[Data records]
* * *

+    auto op = [&](u32 t, u32 a, u32 len, u32 dir, int K, const u32 *kf, const u32 *ref) {
+        const u32 b = a + len - 1;
+        jlo = std::min(jlo, a); jhi = std::max(jhi, b);
+        for (u32 col = a; col <= b; col++) rdir[col] |= 1u << dir;
+        bounds.push_back({b, dir, 0, t, K});
+        if (a > 0) bounds.push_back({a - 1, dir, 1, t, K});
+        for (u32 w = 0, s = a; s <= b; w++, s += 16) closes.push_back({window(s, std::min(b, s + 15)), t, kf[w], ref[w]});
+    };
+    for (u32 t = 0; t < limb_list.size(); t++) {
+        const glp_gate &g = cc->gates[limb_list[t]];
+        if (g.type == GLP_GATE_U32_ARITHMETIC) {
+            for (u32 i = 0; i < g.p0; i++) {
+                const u32 kf[2] = {36 * i + 34, 36 * i + 35}, ref[2] = {6 * i + 3, 6 * i + 4};
+                op(t, 6 * g.p0 + 32 * i, 32, 0, (int)(36 * i + 33 + 6 * g.p0 + 32 * i), kf, ref);
+            }
+        } else if (g.type == GLP_GATE_U32_ADD_MANY) {
+            const u32 na = g.p0, nops = g.p1, wd = na + 3;
+            for (u32 i = 0; i < nops; i++) {
+                const u32 kf[2] = {21 * i + 19, 21 * i + 20}, ref[2] = {wd * i + na + 1, wd * i + na + 2};
+                op(t, wd * nops + 18 * i, 18, 0, (int)(21 * i + 18 + wd * nops + 18 * i), kf, ref);
+            }
+        } else if (g.type == GLP_GATE_U32_SUBTRACTION) {
+            for (u32 i = 0; i < g.p0; i++) {
+                const u32 kf[1] = {19 * i + 17}, ref[1] = {5 * i + 3};
+                op(t, 5 * g.p0 + 16 * i, 16, 0, (int)(19 * i + 16 + 5 * g.p0 + 16 * i), kf, ref);
+            }
+        } else {
+            for (u32 i = 0; i < g.p0; i++) {
+                const u32 kf[1] = {17 * i}, ref[1] = {i};
+                op(t, g.p0 + 16 * i, 16, 1, (int)(17 * i + 1) - (int)(g.p0 + 16 * i), kf, ref);
+            }
+        }
+    }
+    bool fits = limb_list.size() > 1;
+    {
+        std::vector<u32> order(wins.size());
+        for (u32 i = 0; i < order.size(); i++) order[i] = i;
+        std::stable_sort(order.begin(), order.end(), [&](u32 x, u32 y) { return wins[x].s < wins[y].s; });
+        std::vector<int> busy_until(LIMB_MAXS, -1);
+        for (u32 i : order) {
+            int s = 0;
+            while (s < LIMB_MAXS && busy_until[s] >= (int)wins[i].s) s++;
+            if (s == LIMB_MAXS) { fits = false; break; }
+            busy_until[s] = (int)wins[i].e; wins[i].slot = (u32)s;
+        }
+    }
+    std::vector<std::vector<u64>> evs(W);
+    if (fits) {
+        for (const Close &cl : closes)
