#define FSK_TUNING_KEYS(X)                                                                                                          \
    X(trace, 0, 0, 1, "stderr: the tuning in force, where the host time of a load and of a variance-mode call goes")                 \
    X(profile, -1, -1, 2, "fsk_config.profile from here on (-1: as the engine was created)")                                          \
    X(compact, -1, -1, 1, "dense: key compaction off / on whatever the alphabet says (-1: a rare symbol decides)")                   \
    X(compact_rare, -1, -1, 1, "dense: keys that occur from the places of the rare symbols (1) or a marking pass over every window (0)") \
    X(tile_splits, 0, 0, 4096, "dense: combo splits per tile (0: by the size of the launch)")                                        \
    X(dense_small, 0, 0, 1, "dense: 1 = a split tile launch (small N) leaves its sums as 32-bit staging blocks that k_dense_widen adds into K (0: one 64-bit atomic a cell and split — measured faster: the atomics drain under other workgroups' dot products)")                                        \
    X(dense_shift, 0, -1, 1, "dense: one weighted Gram product per chain of shifted combinations, the other members by edge lookups (fsk_engine_dense_shift.hip) — 1 = whenever the call is eligible, -1 = never (0: when eligible, tile_splits = 0 and the launch has 16384 tiles or more, the size from which a tile has one workgroup anyway)") \
    X(dense_shift_packed, 0, -1, 0, "dense, shift classes: the derived steps from key-major planes, eight cells an LDS read (k_dense_keymajor, k_dense_shift_packed; chains cut at nine members) — 0 = whenever the shift path runs and the planes fit, -1 = never: k_dense_shift_fix on the count panels") \
    X(dense_shift_inplace, 1, 0, 1, "dense, shift classes: k_dense_shift_packed stages a chain's first planes and makes every further step's in LDS, one nibble up and one down a sequence (a step that meets a count above 15 in its tile, and the step behind it, are staged) — 0 = every step staged") \
    X(dense_shift_batch, 1, 0, 1, "dense, shift classes: k_dense_shift_packed adds the prefix sums of several steps byte to byte and hands the bytes to its int32 sums once a batch, where the step table says so (a step at chain position r counts 30 (r + 1) against a byte's 255; a batch may span chains) — 0 = after every step") \
    X(dense_shift_ahead, 1, 0, 1, "dense, shift classes: k_dense_shift_packed stages the NEXT chain's first planes and key offsets at a chain's first step, into the idle stage buffer and an offsets ring in LDS (80 KB a workgroup), and issues no vector memory load inside a chain (a chain that meets a count above 15 in its tile stages as before) — 0 = every chain start staged one step ahead; ignored with dense_shift_inplace = 0 and on the k_dense_shift_fix path") \
    X(dense_shift_one_launch, 0, -1, 1, "dense, shift classes: every chain-length group of the base products in ONE launch that flushes at the group ends without clearing (k_dense_tile_shift_all) — 1 = whenever the shift path runs, -1 = never: one k_dense_tile_shift launch a group (0: where the shift path runs by its own default rule, tile_splits = 0 and 16384 tiles or more)") \
    X(dense_shift_plane_kb, 0, 0, (int64_t)1 << 40, "dense, shift classes: the key-major planes and offsets may take this many KiB at most (0: half of the free memory; tests: the planes do not fit)") \
    X(dense_chunk, 0, 0, 1 << 24, "dense: cap of the count kernel's staging chunk, in windows (0: none)")                             \
    X(variance_dense_slots, 1, 0, 1, "variance mode, dense: 0 = zero fill + k_welford per iteration instead of storing slot triangles") \
    X(var_slots16, 1, 0, 1, "variance mode, sparse: 0 = u32 slot triangles from the start")                                          \
    X(sparse_global, 0, 0, 1, "sparse: every += as a 64-bit atomicAdd (k_sx_emit<DIRECT>) whatever N is")                             \
    X(sparse_unpacked, 0, 0, 1, "sparse: entries in the general 8 + 4 (+ 4) byte format whatever N is")                               \
    X(sparse_pairs, 1, 0, 1, "sparse: 0 = every update word 32 bits wide (1: unit products of clean runs travel two to a word)")      \
    X(sparse_sync, 0, 0, 1, "sparse: wait for every batch's word count and size its stream exactly")                                 \
    X(sparse_hint, 1, 0, 1, "sparse: 0 = the words per record of the previous set of sequences are never kept as a hint")             \
    X(sparse_exact_lanes, 0, 0, 2, "sparse: the batches of an exact accumulate never (1) / always (2) in two lanes (0: from six batches on)") \
    X(sparse_batch_records, 0, 0, (int64_t)1 << 31, "sparse: records per batch at most (0: 2^27)")                                   \
    X(guard_cap, 0, 0, (int64_t)1 << 40, "sparse: pretend the stream buffer holds this many words (0: its real size)")                \
    X(list_max_words, 0, 0, (int64_t)1 << 31, "sparse: update words of one batch beyond which its pairs go to K with atomics (0: 2^31)") \
    X(seg_scan_chunked, 0, 0, 1, "sparse: the three-launch segment scan whatever the tile count")                                    \
    X(extract_slots, 0, 0, 4, "sparse: slots per k_sx_extract_win workgroup, 1 or 4 (0: by the size of the launch)")                  \
    X(sparse_form, 0, 0, 3, "sparse: the update stage — 1 = owner bands whenever they exist, 2 = two-level blocks, 3 = 64-bit atomics (0: bands up to four LDS rounds a band, blocks beyond)") \
    X(blocks_sub_shift, 14, 4, 14, "sparse, blocks: log2 of the cells one k_sxb_consume workgroup sums in LDS (tests: small blocks on small inputs)") \
    X(blocks_max_bands, 512, 2, 512, "sparse, blocks: bands of one pass at most (tests: several passes on small inputs)")            \
    X(blocks_band_shift_max, 23, 4, 23, "sparse, blocks: log2 of a band's cells at most (tests)")                                    \
    X(blocks_pass_words, 0, 0, (int64_t)1 << 32, "sparse, blocks: update words of one pass at most (0: 2^31)")                       \
    X(sparse_desc, 0, -1, 1, "sparse, owner bands and two-level blocks: entries of many partners leave k_sx_emit as descriptors (one an entry; blocks: one per sub-band its partners fall into) that k_sx_consume / k_sxb_consume expand in LDS — 1 = always, -1 = never (0: once a batch of these sequences has shown sparse_desc_from pairs per record)") \
    X(sparse_desc_blocks, 1, 0, 1, "sparse, two-level blocks: 0 = never descriptors there (1: as sparse_desc says — one record per sub-band an entry's partners fall into)") \
    X(sparse_desc_cols, 1, 0, 3, "sparse, descriptors: where the partners are read from — 0 = the entries themselves; 1 = a column array (sequence id | multiplicity, 4 bytes) beside 8-byte entries, the entries themselves when they are packed (measured: 2-byte columns beside packed entries are no faster, 0.88 against 0.84 s in the large-g regime; 4-byte columns beside 8-byte entries 4.69 -> 4.44 ms a combo at N = 100k); tests: 2 = 4-byte columns always, 3 = 2-byte columns when N < 32768") \
    X(sparse_desc_min, 16, 1, 48, "sparse, descriptors: entries of more partners than this become descriptors (48: everything k_sx_emit does not bin in LDS; measured, large-g regime: 48 0.92 s, 32 0.85, 16 0.83-0.85, 8 0.88, 4 0.90)") \
    X(sparse_desc_from, 12, 1, 1 << 20, "sparse, descriptors: the pairs per sort record of a batch from which on the following batches use them (sparse_desc = 0)") \
    X(sparse_parts_target, 0, 0, 1 << 30, "sparse, owner bands: words of one k_sx_consume part (0: four LDS rounds' worth at least, 1/1024 of the batch's words; tests: several parts a band on small inputs)") \
    X(sparse_desc_parts, 2048, 1, 1 << 16, "sparse, descriptors: parts (k_sx_consume workgroups) the bands' streams are cut into, about") \
    X(sparse_share, 0, -1, 254, "sparse: leading kept positions sorted once per group of consecutive combos that share them (0: by cost; -1: never); batches of more than 16 slots only (smaller ones read their positions by id), and never when the presort's scratch passes a quarter of the free memory") \
    X(seed_splitmix, 0, 0, 1, "approx modes: 1 = fsk_set_seed draws the engine's older splitmix64 Fisher-Yates order (0: the reference's std::shuffle of minstd_rand0)") \
    X(mismatch_order, 0, 0, 1, "mismatch-weighted mode: 1 = the levels run from m = d down to 0 (0: from 0 up to d)")                   \
    X(collective, 0, 0, 2, "fsk_create_multi: FSK_COLL_* when fsk_config.collective is FSK_COLL_AUTO")                                \
    X(deadline_ms, 120000, -1, 86400000, "fsk_create_multi: the fail-fast bound when fsk_config.deadline_ms is 0 (negative: none)")   \
    X(svm_wg_max, 8192, 0, 8192, "fsk_svm_train: up to this many training rows the solver is one workgroup with alpha, G and y in LDS (k_svm_wg); beyond, two launches an iteration (k_svm_select_i / k_svm_select_j); 0 = always those") \
    X(svm_chunk, 256, 1, 65536, "fsk_svm_train: iterations enqueued between two reads of the solver's status record (k_svm_wg: iterations a launch)") \
    X(rows_tile, FSK_ROWS_TILE, FSK_ROWS_TILE, FSK_ROWS_TILE, "fsk_rows_build, read-only: the edge T of k_rows_syrk's tile of the rows kernel (compiled in)") \
    X(rows_panel, FSK_ROWS_PANEL, FSK_ROWS_PANEL, FSK_ROWS_PANEL, "fsk_rows_build, read-only: the consecutive train columns P a panel of k_rows_syrk stages in LDS (compiled in)") \
    FSK_TUNING_TEST_KEYS(X)
#ifdef FSK_TEST_HOOKS
#define FSK_TUNING_TEST_KEYS(X)                                            \
    X(fault_kind, 0, 0, 3, "test hook: 1 = host sleep, 2 = device spin before a band's collective; 3 = host sleep after the variance chains")   \
    X(fault_rank, -1, -1, 15, "test hook: the engine that is late")        \
    X(fault_band, -1, -1, 63, "test hook: before this band's collective")  \
    X(fault_ms, 0, 0, 60000, "test hook: by this many milliseconds")
#else
#define FSK_TUNING_TEST_KEYS(X)
#endif
struct fsk_tuning {
#define FSK_X(name, def, lo, hi, doc) int64_t name = (def);
    FSK_TUNING_KEYS(FSK_X)
#undef FSK_X
};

* * *

→ WORK REQUIRED: Wherever a line of the entries holds the string "chains", copy that line.

→ ANSWER BOX:
    X(dense_shift_packed, 0, -1, 0, "dense, shift classes: the derived steps from key-major planes, eight cells an LDS read (k_dense_keymajor, k_dense_shift_packed; chains cut at nine members) — 0 = whenever the shift path runs and the planes fit, -1 = never: k_dense_shift_fix on the count panels") \
    X(dense_shift_batch, 1, 0, 1, "dense, shift classes: k_dense_shift_packed adds the prefix sums of several steps byte to byte and hands the bytes to its int32 sums once a batch, where the step table says so (a step at chain position r counts 30 (r + 1) against a byte's 255; a batch may span chains) — 0 = after every step") \
    X(fault_kind, 0, 0, 3, "test hook: 1 = host sleep, 2 = device spin before a band's collective; 3 = host sleep after the variance chains")   \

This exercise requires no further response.